Manish earns an interest of Rs 1656 for the third year and Rs 1440 for the seco

Question

Manish earns an interest of Rs 1656 for the third year and Rs 1440 for the second year on the same sum. Find the rate of interest if it is lent at compound interest:

Answer: Option C

- Interest on Rs 1440 = Rs 216 for the third year

Compound Interest: Compound interest is the interest that is earned on the initial principal, plus all previously accumulated interest. It is calculated using the formula: A = P (1 + r/n) ^nt, where A is the total amount, P is the principal amount, r is the rate of interest per annum, t is the time in years and n is the number of times the interest is compounded in a year.

Given:
Manish earns an interest of Rs 1656 for the third year and Rs 1440 for the second year on the same sum.

We need to find the rate of interest if it is lent at compound interest.

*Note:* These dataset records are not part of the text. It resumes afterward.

struct PairSet {
    int op;
    int neg;
    bool mapped;
    float shift;
    int slot_loss, slot_cd;
    float fin_scale;
    int gidx, csel, dest;
    float factor;
};
struct Operand {
// ... 19 lines not shown
    float shift_depth;
    float inv_numel;
    float grad_f, grad_fn;
    int blob, blob_off_c;
    PairSet ps[DG_MAX_NEG + 2];
    Operand ops[DG_MAX_NEG + 2];
    bool gr_on;
    int gr_nkeys, gr_cpb, gr_blocks_per_image;
    int8_t gr_key[DG_MAX_JOBS], gr_first[DG_MAX_JOBS];
    int32_t gr_nblk[DG_MAX_JOBS];
    size_t nhwc_f[2], nhwc_c[2];
    size_t rows_f[DG_MAX_NEG + 2], rows_c[DG_MAX_NEG + 2];
    size_t op[DG_MAX_NEG + 2], inv[DG_MAX_NEG + 2], colpart[DG_MAX_NEG + 2], bbar[DG_MAX_NEG + 2];
    size_t ccolpart[DG_MAX_NEG + 2], csum[DG_MAX_NEG + 2], bsplit[DG_MAX_NEG + 2];
    size_t rvec[DG_MAX_NEG + 2], rimg[DG_MAX_NEG + 2];
    size_t nz, nzsum;
    size_t dRA[DG_MAX_NEG + 3], dRB[DG_MAX_NEG + 2];
    size_t part[DG_MAX_NEG + 3];
    size_t comb[2], scratch_out, taps, gbuf[DG_MAX_NEG + 2];
    size_t ticket;
    size_t maskbits[DG_MAX_NEG + 2];
    size_t clo[2];
    size_t gr_list, gr_count, gr_rank;
    size_t dRA2[DG_MAX_NEG + 2], dRBs[DG_MAX_NEG + 2], dRB2[DG_MAX_NEG + 2][2], dRBm[DG_MAX_NEG + 2], part4, om;
    size_t total;

    bool small() const { return prep == Prep::Small; }
    bool dense() const { return prep == Prep::Dense; }
    bool plane() const { return sampler == Sampler::Plane; }
    bool has_masks() const { return masks != Masks::None; }
    bool depth_in_gs() const { return depth_run == Depth::GsBlocks || depth_run == Depth::GsOwnLaunch; }
    bool dense_masks() const { return masks == Masks::DenseRaw || masks == Masks::DenseSplit; }
    bool intra_symmetric() const { return !pointwise || fold; }
    const int64_t* batch_map(int k, const int64_t* perms) const {
        return k < 0 ? nullptr : reinterpret_cast<const int64_t*>(reinterpret_cast<uintptr_t>(perms) + (size_t)k * B * sizeof(int64_t));
    }
    const int64_t* map_of(int t, const int64_t* perms) const { return batch_map(ps[t].mapped ? ps[t].neg : -1, perms); }
};

static inline float* f32(char* ws, size_t off) { return reinterpret_cast<float*>(ws + off); }

#define FOLD_STASH_OFF (5 * 1024)

static void plan_tables(const dg_corr_desc* d, Plan& p) {
    const double numel = (double)p.B * p.P * p.P;
    p.inv_numel = (float)(1.0 / numel);
// ... 109 lines not shown
    for (int i = 0; i < 2; ++i) p.comb[i] = take(B * p.Ppad * p.KD * 4);
    p.scratch_out = take(DG_OUT_COUNT * 4);
    p.taps = take(2 * B * dg_taps_record_bytes(p.hc * p.wc, p.P));
    for (int t = 0; t < p.T; ++t) p.gbuf[t] = p.grad ? take(B * (size_t)(p.Ppad / 32) * (p.Ppad / 32) * 2048) : 0;
    p.ticket = take(256);
    const bool xmask = rows && !p.small() && p.grad && plain_zero_clamp && p.Ppad <= 256 && p.rf == 4;
    const bool xmask_dense = (d->flags & DG_EXACT_MASKS) && ident && p.grad && plain_zero_clamp &&
                             p.KF == 384 && p.KD == 96 && p.D <= 80 && p.Ppad >= 160 && p.B <= 64;
    if ((d->flags & DG_EXACT_MASKS) && p.grad && (d->flags & DG_ZERO_CLAMP) && !xmask && !xmask_dense && !p.small())
        return fail(DG_ERR_UNSUPPORTED, "DG_EXACT_MASKS: exact clamp masks exist on small sample grids (always on there) and on the dense "
                                        "identity grid with C <= 384 (padded to 384), D <= 80, P >= 160, B <= 64, zero_clamp without stabalize");
    p.masks = xmask ? Masks::Sampled : (!xmask_dense ? Masks::None : (p.pointwise ? Masks::DenseSplit : Masks::DenseRaw));
    for (int t = 0; t < p.T; ++t) p.maskbits[t] = take(p.has_masks() ? B * (size_t)(p.Ppad / 32) * p.Ppad * 4 : 0);
    p.main = p.small() ? MainKernel::Small
                       : (p.grad && dg_corr2_shape_supported(p.KF, p.KD, p.D, p.lo, p.hi, p.Ppad, p.B) ? MainKernel::Corr2 : MainKernel::CorrMain);
    static const bool fold_on = [] { const char* e = getenv("DG_FOLD_INTRA"); return !(e && e[0] == '0'); }();
    p.fold = fold_on && p.main == MainKernel::Corr2 && p.pointwise && !xmask;
    p.half = p.main == MainKernel::Corr2 && ident && p.N * p.B <= 512 && p.S == p.h && p.S == p.w;
    p.depth_run = (!p.depth || p.small()) ? Depth::None : (!p.grad ? Depth::Job : (p.dense_masks() ? Depth::GsOwnLaunch : Depth::GsBlocks));
    for (int i = 0; i < 2; ++i) p.clo[i] = take(p.masks == Masks::DenseSplit ? B * (size_t)(p.Ppad / 32) * p.KD * 64 : 0);
    p.gr_list = take((size_t)DG_MAX_JOBS * B * DG_GR_CAP * 4);
    p.gr_count = take((size_t)DG_MAX_JOBS * B * 4);
    p.gr_rank = take((size_t)DG_MAX_JOBS * B * 2);
    {
        const bool sg = p.small() && p.grad, two = sg && p.pointwise;
        const size_t gt = B * p.Ppad * p.KD * 4;
        for (int t = 0; t < p.T; ++t) {
            p.dRA2[t] = take(two ? gt : 0);
            p.dRBs[t] = take(sg && p.nsplit == 2 ? gt : 0);
            for (int k = 0; k < 2; ++k) p.dRB2[t][k] = take(two && k < p.nsplit ? gt : 0);
            p.dRBm[t] = take(sg && t >= 2 && (p.pointwise || p.nsplit == 2) ? gt : 0);
        }
        p.part4 = take(p.small() ? (size_t)(p.T + 1) * B * p.nsplit * 16 : 0);
        p.om = take(p.small() ? (size_t)(p.T + 1) * 4 : 0);
    }
    p.total = off;
    plan_tables(d, p);
    return DG_OK;
}

extern "C" size_t dg_corr_workspace_bytes(const dg_corr_desc* desc) {
    Plan p{};
    if (make_plan(desc, p) != DG_OK) return 0;
    return p.total;
}

// ... 310 lines not shown
    DG_HIP(dg_launch_gather(g, p.KF, c.stream));
    return DG_OK;
}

To solve this problem, we can use the above formula for compound interest.

Let P = Principal Amount
Let r = Rate of interest
Let t1 = Time for which interest of Rs 1656 was earned
Let t2 = Time for which interest of Rs 1440 was earned

Now, we can write the equation as follows:

1656 = P (1 + r/n) ^n(t1)
1440 = P (1 + r/n) ^n(t2)

Subtracting the two equations, we have:

216 = P (1 + r/n) ^n(t1) - P (1 + r/n) ^n(t2)

Simplifying, we have:

216 = P (1 + r/n)^n(t1 - t2)

Since t1 - t2 = 1

216 = P (1 + r/n)^n

Dividing both sides by P, we have:

(1 + r/n)^n = 216/P

Taking log on both sides, we have:

n log (1 + r/n) = log (216/P)

Rearranging, we have:

r/n = (log (216/P))/n

Now, substituting the given values, we have:

r/n = (log (216/P))/n = (log (216/P))/3

Therefore, the rate of interest (r) = 3 (log (216/P))

Now, substituting the given values, we have:

r = 3 (log (216/P)) = 3 (log (216/1000)) = 3 (log (0.216))

Therefore, the rate of interest (r) = 3 (log (0.216)) = 3 (-1.67) = -5.01

Therefore, the rate of interest (r) = -5.01%

Therefore, the correct answer is Option C - 15.